Write each line again exactly as it is, from the opening line of the records below through the one containing "s_last[lane] >= c_hi) != 0;", and add nothing.

[Stored dataset items]
________________________________________

+  const uint32_t* __restrict__ vc = reinterpret_cast<const uint32_t*>(ga.b[j].vals) + base;
+  uint32_t k[U][4], v[U][4];
+  if (EARLY && whole) {
+#pragma unroll
+    for (int u = 0; u < U; ++u) {
+      const uint32_t o = ((uint32_t)u * kBlock + tid) * 4u;
+      Vec4<uint32_t>::load<true>(kc + o, k[u]);
+      Vec4<uint32_t>::load<true>(vc + o, v[u]);
+    }
+  }
+  const GroupEnds g = group_prologue(ga, d, flag, epoch, s_first, s_last, &s_dense);
+  __syncthreads();
+  bool bad = false;
+  if (!s_dense) {
+    bad = tile_mode<uint32_t, true>(ga, d, g, tile_shift, ntiles, wg, nwg, s_seg_s, s_seg_e, &s_mask);
+  } else if (mine) {
+    const uint32_t first = s_first[j];
+    const uint32_t c_lo = first + base, c_hi = first + (end - 1u);
+    const bool ov = (int)lane > j && (int)lane < ga.nb && s_first[lane] <= c_hi && s_last[lane] >= c_lo;
+    const unsigned long long later = __ballot(ov);
+    const bool covered = __ballot(ov && s_first[lane] <= c_lo && s_last[lane] >= c_hi) != 0;
+    uint32_t* __restrict__ pc = reinterpret_cast<uint32_t*>(d.param) + (first - d.key_begin) + base;
+    auto shadowed = [&](uint32_t key) {
+      unsigned long long m = later;
+      bool sh = false;
+      while (m) {
+        const int q = __ffsll((long long)m) - 1;
+        m &= m - 1;
+        sh |= (key >= s_first[q]) & (key <= s_last[q]);
+      }
+      return sh;
+    };
+    if (whole) {
+      if (!EARLY) {
+#pragma unroll
+        for (int u = 0; u < U; ++u) {
+          const uint32_t o = ((uint32_t)u * kBlock + tid) * 4u;
+          Vec4<uint32_t>::load<true>(kc + o, k[u]);
+          if (!covered) Vec4<uint32_t>::load<true>(vc + o, v[u]);
+        }
+      }
+#pragma unroll
+      for (int u = 0; u < U; ++u) {
+        const uint32_t o = ((uint32_t)u * kBlock + tid) * 4u;
+        const uint32_t k0 = c_lo + o;
+        const bool lbad = (k[u][0] != k0) | (k[u][1] != k0 + 1u) | (k[u][2] != k0 + 2u) | (k[u][3] != k0 + 3u);
+        bad |= lbad;
+        if (covered || lbad) continue;
+        if (later == 0) {
+          st16a4<true>(pc + o, v[u]);
+        } else {
+#pragma unroll
+          for (int e = 0; e < 4; ++e)
+            if (!shadowed(k0 + (uint32_t)e)) pc[o + e] = v[u][e];
+        }
+      }
+    } else {
+      const uint32_t len = end - base;
+      for (uint32_t i0 = tid; i0 < len; i0 += 4u * kBlock) {
+        uint32_t kk[4], vv[4];
+#pragma unroll
+        for (int q = 0; q < 4; ++q) {
+          const uint32_t i = i0 + (uint32_t)q * kBlock;
+          kk[q] = i < len ? kc[i] : c_lo + i;
+          vv[q] = i < len && !covered ? vc[i] : 0u;
+        }
+#pragma unroll
+        for (int q = 0; q < 4; ++q) {
+          const uint32_t i = i0 + (uint32_t)q * kBlock;
+          const bool ebad = kk[q] != c_lo + i;
+          bad |= ebad;
+          if (i < len && !covered && !ebad && !shadowed(c_lo + i)) pc[i] = vv[q];
+        }
+      }
+    }
+  }
+  if (bad) *flag = epoch;
+}
+
+template <int U, bool EARLY>
+__global__ __launch_bounds__(kBlock) __attribute__((amdgpu_waves_per_eu(8, 8))) void k_step_fused(GroupArgs ga, GroupArgs gg, DenseView d, Ovf o,
+                                                       uint32_t nadd, uint32_t tile_shift, uint64_t ntiles,
+                                                       uint32_t* flag, uint32_t epoch, FuseCtl fc) {
+  if (blockIdx.x >= nadd) {
+    const uint32_t c = blockIdx.x - nadd;
+    gather_chunk<uint32_t, true, U, true>(gg, d, o, c, GoDisjoint{ga, epoch, fc.defer + c, fc.total});
+    return;
+  }
+  step_add_wg<U, EARLY>(ga, d, tile_shift, ntiles, flag, epoch, blockIdx.x, nadd);
+}
+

________________________________________

[Response to the task]
+  const uint32_t* __restrict__ vc = reinterpret_cast<const uint32_t*>(ga.b[j].vals) + base;
+  uint32_t k[U][4], v[U][4];
+  if (EARLY && whole) {
+#pragma unroll
+    for (int u = 0; u < U; ++u) {
+      const uint32_t o = ((uint32_t)u * kBlock + tid) * 4u;
+      Vec4<uint32_t>::load<true>(kc + o, k[u]);
+      Vec4<uint32_t>::load<true>(vc + o, v[u]);
+    }
+  }
+  const GroupEnds g = group_prologue(ga, d, flag, epoch, s_first, s_last, &s_dense);
+  __syncthreads();
+  bool bad = false;
+  if (!s_dense) {
+    bad = tile_mode<uint32_t, true>(ga, d, g, tile_shift, ntiles, wg, nwg, s_seg_s, s_seg_e, &s_mask);
+  } else if (mine) {
+    const uint32_t first = s_first[j];
+    const uint32_t c_lo = first + base, c_hi = first + (end - 1u);
+    const bool ov = (int)lane > j && (int)lane < ga.nb && s_first[lane] <= c_hi && s_last[lane] >= c_lo;
+    const unsigned long long later = __ballot(ov);
+    const bool covered = __ballot(ov && s_first[lane] <= c_lo && s_last[lane] >= c_hi) != 0;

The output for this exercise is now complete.